Protektoren(oh ja ich kann es richtig schreiben) dämpfen den Aufschlag ab und verhindern dadurch die Belastung der Knochen sie können nicht immer einen Bruch verhindern aber mindestens die Folgen schwächen. Und warum sollte ein FF nicht Einsatzgerecht sein ? Die meisten Kinder finden ihn Cooler als eine Halbschale und tragen diese dann eher als eine Halbschale. Was bitte macht eine FF nicht Einsatzgerecht der einzige wirkliche Grund warum man nicht immer einen FF trägt ist, dass es im Sommer darunter zu warm wird weil nicht genügend Belüftung vorhanden ist.


----------



## abc :) (23. Dezember 2012)

Nicht immer einen Bruch verhindern? Dadurch implizierst du, dass sie es normalerweise tun würden, was sie definitiv nicht tun, und dafür sind sie auch nicht gedacht. Haha selten so einen Scheiß gelesen. Das ist ja ungefähr so als würde man sagen man könnte einen Fingerbruch dadurch wahrscheinlicherweise verhindern wenn man Handschuhe trägt. Die Protektoren sind z.B. bei Shin Guards dazu gedacht beim Downhill vor Steinen oder sonstigen zu Schützen oder beim normalen Fahren beim Abrutschen der Pedale das Bein vor ihnen zu schützen.

Was sie nicht einsatzgerecht macht für den Straßenbereich? Die Sichteinschränkungen an der Seite. Ganz klarer Punkt. Das hast du bei einer z.B. Halbschale(welcher auch cool ist, da Coolness für dich und nicht nur für die Kinder ein wichtiger Grund ist sonst würdest du ja nicht solche scheiß Argumente ausgraben) nicht.

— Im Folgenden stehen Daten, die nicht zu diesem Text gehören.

__global__ __launch_bounds__(256) void add2d_kernel(float* __restrict__ dst, long ldd, const float* __restrict__ src,
                                                    long lds, long rows, int cols, float a) {
  const long total = rows * cols;
  for (long i = (long)blockIdx.x * 256 + threadIdx.x; i < total; i += (long)gridDim.x * 256) {
    long r = i / cols;
    int c = (int)(i % cols);
    dst[r * ldd + c] += a * src[r * lds + c];
  }
}

}

static int ln_grid(long rows) {
  long g = (rows + 3) / 4;
  return (int)(g < 1 ? 1 : (g > 8192 ? 8192 : g));
}

static bool ln128_ok(const float* p, long ld) { return fd_aligned16(p) && (ld & 3) == 0; }

extern "C" int fd_layernorm_fwd(const float* x, long ldx, const float* gamma, const float* beta,
                                const float* rowscale, float* y, long ldy, float* mean, float* rstd, long rows,
                                int C, float eps, void* stream) {
  FD_CHECK_ARG(C % 64 == 0 && C <= 64 * MAXC_PER_LANE, "fd_layernorm_fwd: C=%d must be a multiple of 64 <= 512", C);
  if (rows == 0) return FD_OK;
  if (C == 128 && ln128_ok(x, ldx) && ln128_ok(y, ldy) && fd_aligned16(gamma) && fd_aligned16(beta)) {
    long g = (rows + 8 * LN_U - 1) / (8 * LN_U);
    int grid = (int)(g < 1 ? 1 : (g > 4096 ? 4096 : g));
    hipLaunchKernelGGL(layernorm_fwd128_kernel, dim3(grid), dim3(256), 0, (hipStream_t)stream, x, ldx, gamma, beta,
                       rowscale, y, ldy, mean, rstd, rows, eps);
    FD_CHECK_LAUNCH("fd_layernorm_fwd(128)");
    return FD_OK;
  }
  hipLaunchKernelGGL(layernorm_fwd_kernel, dim3(ln_grid(rows)), dim3(256), 0, (hipStream_t)stream, x, ldx, gamma,
                     beta, rowscale, y, ldy, mean, rstd, rows, C, eps);
  FD_CHECK_LAUNCH("fd_layernorm_fwd");
  return FD_OK;
}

Und bitte hör jetzt auf mir irgendwas zu erzählen, ich fahre seit 8 Jahren Dirtbike, seit 5 Jahren Freeride und seit 2 Downhill. Hab mit den unterschiedlichsten Fahrrädern und auch den unterschiedlichsten Protektoren Erfahrungen gemacht. Ich werde nach der Zeit ja wohl etwas Erfahrung aufweisen können. Aber du als MountainBiker( nichts dass ich gegen die was habe, nur ist halt ein komplett anderer Bereich) willst mir jetzt hier was erzählen oder was?


----------



## Konov (23. Dezember 2012)

abc schrieb:
			
		

> http://forum.buffed.de/public/style_emoticons//smile.gif[/IMG]' date='23 December 2012 - 14:04' timestamp='1356267865' post='3338227']
> Erstens heißt es Protektoren, nicht Projektoren.
> Zweitens will ich hören wie du ein Beinbruch durch Protektoren verhindern willst?
> Drittens sehe ich gerne Kinder mit ihnen passenden Helmen und einsatzgerechte.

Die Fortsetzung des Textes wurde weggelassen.